PDF(Pubmed)
Abstract:
The epigenetic regulation of nuclear factor erythroid 2-related factor 2 (Nrf2), a pivotal redox transcription factor, plays a crucial role in maintaining cellular homeostasis. Recent research has underscored the significance of epigenetic modifications of Nrf2 in the pathogenesis of diabetic foot ulcers (DFUs). This study investigates the epigenetic reversal of Nrf2 by pterostilbene (PTS) in human endothelial cells in a hyperglycemic microenvironment (HGM). The activation potential of PTS on Nrf2 was evaluated through ARE-Luciferase reporter assays and nuclear translocation studies. Following 72 h of exposure to an HGM, mRNA expression and protein levels of Nrf2 and its downstream targets NAD(P)H quinone oxidoreductase 1 (NQO1), heme-oxygenase 1(HO-1), superoxide dismutase (SOD), and catalase (CAT) exhibited a decrease, which was mitigated in PTS-pretreated endothelial cells. Epigenetic markers, including histone deacetylases (HDACs class I-IV) and DNA methyltransferases (DNMTs 1/3A and 3B), were found to be downregulated under diabetic conditions. Specifically, Nrf2-associated HDACs, including HDAC1, HDAC2, HDAC3, and HDAC4, were upregulated in HGM-induced endothelial cells. This upregulation was reversed in PTS-pretreated cells, except for HDAC2, which exhibited elevated expression in endothelial cells treated with PTS in a hyperglycemic microenvironment.
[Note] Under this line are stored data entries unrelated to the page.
extern "C" int x2_gemm_nt(const void* A, const void* B, void* C, int M, int N, int K, int lda, int ldb, int ldc,
                          const float* bias, const float* gamma, const float* resid, int ldr, void* aux, int ldaux,
                          int act, int out_f32, unsigned drop_thr16, unsigned drop_seed, float drop_scale, const unsigned* drop_epoch,
                          const float* rowscale, float* colsum, void* stream) {
  X2_REQUIRE(M > 0 && N > 0 && K > 0, "x2_gemm_nt: empty problem M=%d N=%d K=%d", M, N, K);
  X2_REQUIRE(drop_thr16 < 65536u, "x2_gemm_nt: drop_thr16=%u", drop_thr16);
  X2_REQUIRE(K % BK == 0, "x2_gemm_nt: K=%d must be a multiple of %d", K, BK);
  X2_REQUIRE(N % 8 == 0, "x2_gemm_nt: N=%d must be a multiple of 8", N);
  X2_REQUIRE(lda % 8 == 0 && ldb % 8 == 0 && ldc % 8 == 0, "x2_gemm_nt: leading dims must keep 16-byte rows");
  X2_REQUIRE(act == 0 || aux, "x2_gemm_nt: act=%d needs aux", act);
  X2_REQUIRE((!resid || ldr % 4 == 0) && (!aux || ldaux % 8 == 0), "x2_gemm_nt: ldr/ldaux alignment");
  GemmNT p{(const bf16_t*)A, (const bf16_t*)B, C, bias, gamma, resid, (bf16_t*)aux, M, N, K, lda, ldb, ldc, ldr, ldaux, act, out_f32,
           g_tune[0] > 0 ? g_tune[0] : 8, DropSpec{drop_thr16, drop_seed, drop_scale}, drop_epoch, rowscale, colsum, g_tune[2], 0};
  int var = 4;
  {
    const bool plain = !gamma && !rowscale && !drop_thr16 && !colsum;
    if (g_tune[6] == 1) var = 4;
    else if (act == 1 && !out_f32 && !resid && plain) var = 2;
    else if (act == 2 && !out_f32 && !resid && plain) var = 3;
    else if (act == 0 && !aux && !resid && plain) var = out_f32 ? 1 : 0;
    else if (act == 0 && !aux && resid && out_f32 && !gamma && !rowscale && !colsum) var = 5;
    else if (act == 0 && !aux && resid && out_f32 && gamma && !drop_thr16 && !colsum) var = 6;
  }
  double eff256 = 0.0;
  int tmw = nt256_plan(M, N, &eff256);
  if (g_tune[3] >= 5 && g_tune[3] <= 8) tmw = g_tune[3];
  const bool light = var == 0 || var == 1;
  bool auto256 = (light || K >= 2048) && eff256 * 100.0 >= (g_tune_x[1] > 0 ? g_tune_x[1] : 80) && !(resid && M < 8192);
  if (g_tune_x[3] != 1) {
    if ((var == 5 || var == 6) && M >= 8192 && eff256 * 100.0 >= (g_tune_x[1] > 0 ? g_tune_x[1] : 80)) auto256 = true;
    if (var == 2 && eff256 * 100.0 >= 90.0) auto256 = true;
  }
  const bool use256 = var != 4 && N % 8 == 0 && (g_tune[1] == 3 || ((g_tune[1] == 0 || g_tune[1] == 4) && g_tune[3] == 0 && auto256));
  const bool pp_ok = var != 4 && ((size_t)(M - 1) * lda + K) * 2 < (1ull << 31) && ((size_t)(N - 1) * ldb + K) * 2 < (1ull << 31);
  int pp_h = 0;
  if (g_tune_x[7] >= 3 && g_tune_x[7] <= 6) pp_h = g_tune_x[7];
  else if (g_tune_x[7] == 0 && g_tune[1] == 0 && g_tune[3] == 0 && !use256 && K >= 2048 && (var == 0 || var == 1 || var == 5)) {
    const int cus = x2_cus(), tn256 = (N + 255) / 256;
    for (int h = 3; h <= 4 && !pp_h; ++h) {
      const int tiles = ((M + 32 * h - 1) / (32 * h)) * tn256;
      if (tiles <= cus && tiles * 10 >= cus * 7) pp_h = h;
    }
  }
  if (pp_ok && pp_h) {
    switch (var) {
      case 0: launch_nt_pp_h<0>(p, pp_h, (hipStream_t)stream); break;
      case 1: launch_nt_pp_h<1>(p, pp_h, (hipStream_t)stream); break;
      case 2: launch_nt_pp_h<2>(p, pp_h, (hipStream_t)stream); break;
      case 3: launch_nt_pp_h<3>(p, pp_h, (hipStream_t)stream); break;
      case 5: launch_nt_pp_h<5>(p, pp_h, (hipStream_t)stream); break;
      default: launch_nt_pp_h<6>(p, pp_h, (hipStream_t)stream); break;
    }
    return x2_check_launch("x2_gemm_nt");
  }
  if (use256) {
    switch (var) {
      case 0: launch_nt256_h<0>(p, tmw, (hipStream_t)stream); break;
      case 1: launch_nt256_h<1>(p, tmw, (hipStream_t)stream); break;
      case 2: launch_nt256_h<2>(p, tmw, (hipStream_t)stream); break;
      case 3: launch_nt256_h<3>(p, tmw, (hipStream_t)stream); break;
      case 5: launch_nt256_h<5>(p, tmw, (hipStream_t)stream); break;
      default: launch_nt256_h<6>(p, tmw, (hipStream_t)stream); break;
    }
  } else {
    const int t128 = ((M + 127) / 128) * ((N + BN - 1) / BN), t192 = ((M + 191) / 192) * ((N + BN - 1) / BN);
    const int t64 = ((M + 63) / 64) * ((N + BN - 1) / BN);
    const int slots = 2 * x2_cus();
    const bool use64 = g_tune[3] == 3 || (g_tune[3] == 0 && (t128 <= slots || (t128 <= slots + slots / 6 && K <= 1024)));
    const bool use192 = !use64 && (g_tune[3] == 2 || (g_tune[3] == 0 && t128 > slots && t192 <= slots));
    const int t160 = ((M + 159) / 160) * ((N + BN - 1) / BN);
    const bool use160 = g_tune[3] == 4 || (use192 && g_tune[3] == 0 && g_tune[7] != 1 && t160 <= slots);
#define X2_NT_LAUNCH(V, SW)                                                                          \
    do {                                                                                              \
      if (use64) launch_nt<2, V, SW>(p, t64, (hipStream_t)stream);                                    \
      else if (use160) launch_nt<5, V, SW>(p, t160, (hipStream_t)stream);                             \
      else if (use192) launch_nt<6, V, SW>(p, t192, (hipStream_t)stream);                             \
      else launch_nt<4, V, SW>(p, t128, (hipStream_t)stream);                                         \
    } while (0)
    switch (var) {
      case 0: X2_NT_LAUNCH(0, false); break;
      case 2: X2_NT_LAUNCH(2, false); break;
      case 3: X2_NT_LAUNCH(3, false); break;
      case 1: X2_NT_LAUNCH(1, true); break;
      case 5: X2_NT_LAUNCH(5, true); break;
      case 6: X2_NT_LAUNCH(6, true); break;
      default: X2_NT_LAUNCH(4, false); break;
    }
#undef X2_NT_LAUNCH
  }
  return x2_check_launch("x2_gemm_nt");
}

Additionally, PTS was observed to reverse the activity of the methyltransferase enzyme DNMT. Furthermore, CpG islands in the Nrf2 promoter were hypermethylated in cells exposed to an HGM, a phenomenon potentially counteracted by PTS pretreatment, as shown by methyl-sensitive restriction enzyme PCR (MSRE-qPCR) analysis. Collectively, our findings highlight the ability of PTS to epigenetically regulate Nrf2 expression under hyperglycemic conditions, suggesting its therapeutic potential in managing diabetic complications.
摘要:
核因子红系2相关因子2(Nrf2)的表观遗传调控,一个关键的氧化还原转录因子,在维持细胞稳态中起着至关重要的作用。最近的研究强调了Nrf2的表观遗传修饰在糖尿病足溃疡(DFU)发病机理中的重要性。这项研究调查了在高血糖微环境(HGM)中人类内皮细胞中,蝶芪(PTS)对Nrf2的表观遗传逆转。通过ARE-荧光素酶报告基因测定和核易位研究评估了PTS对Nrf2的激活潜力。暴露于HGM72小时后,Nrf2及其下游靶NAD(P)H醌氧化还原酶1(NQO1)的mRNA表达和蛋白水平,血红素加氧酶1(HO-1),超氧化物歧化酶(SOD),过氧化氢酶(CAT)表现出下降,在PTS预处理的内皮细胞中得到缓解。表观遗传标记,包括组蛋白脱乙酰酶(HDACsI-IV类)和DNA甲基转移酶(DNMTs1/3A和3B),被发现在糖尿病条件下下调。具体来说,Nrf2关联的HDAC,HDAC1、HDAC2、HDAC3和HDAC4在HGM诱导的内皮细胞中上调。这种上调在PTS预处理的细胞中被逆转,除了HDAC2,其在高血糖微环境中的PTS处理的内皮细胞中表现出升高的表达。此外,观察到PTS逆转甲基转移酶DNMT的活性。此外,Nrf2启动子中的CpG岛在暴露于HGM的细胞中高度甲基化,PTS预处理可能抵消的现象,如甲基敏感限制性内切酶PCR(MSRE-qPCR)分析所示。总的来说,我们的发现强调了PTS在高血糖条件下表观遗传调节Nrf2表达的能力,提示其治疗糖尿病并发症的潜力。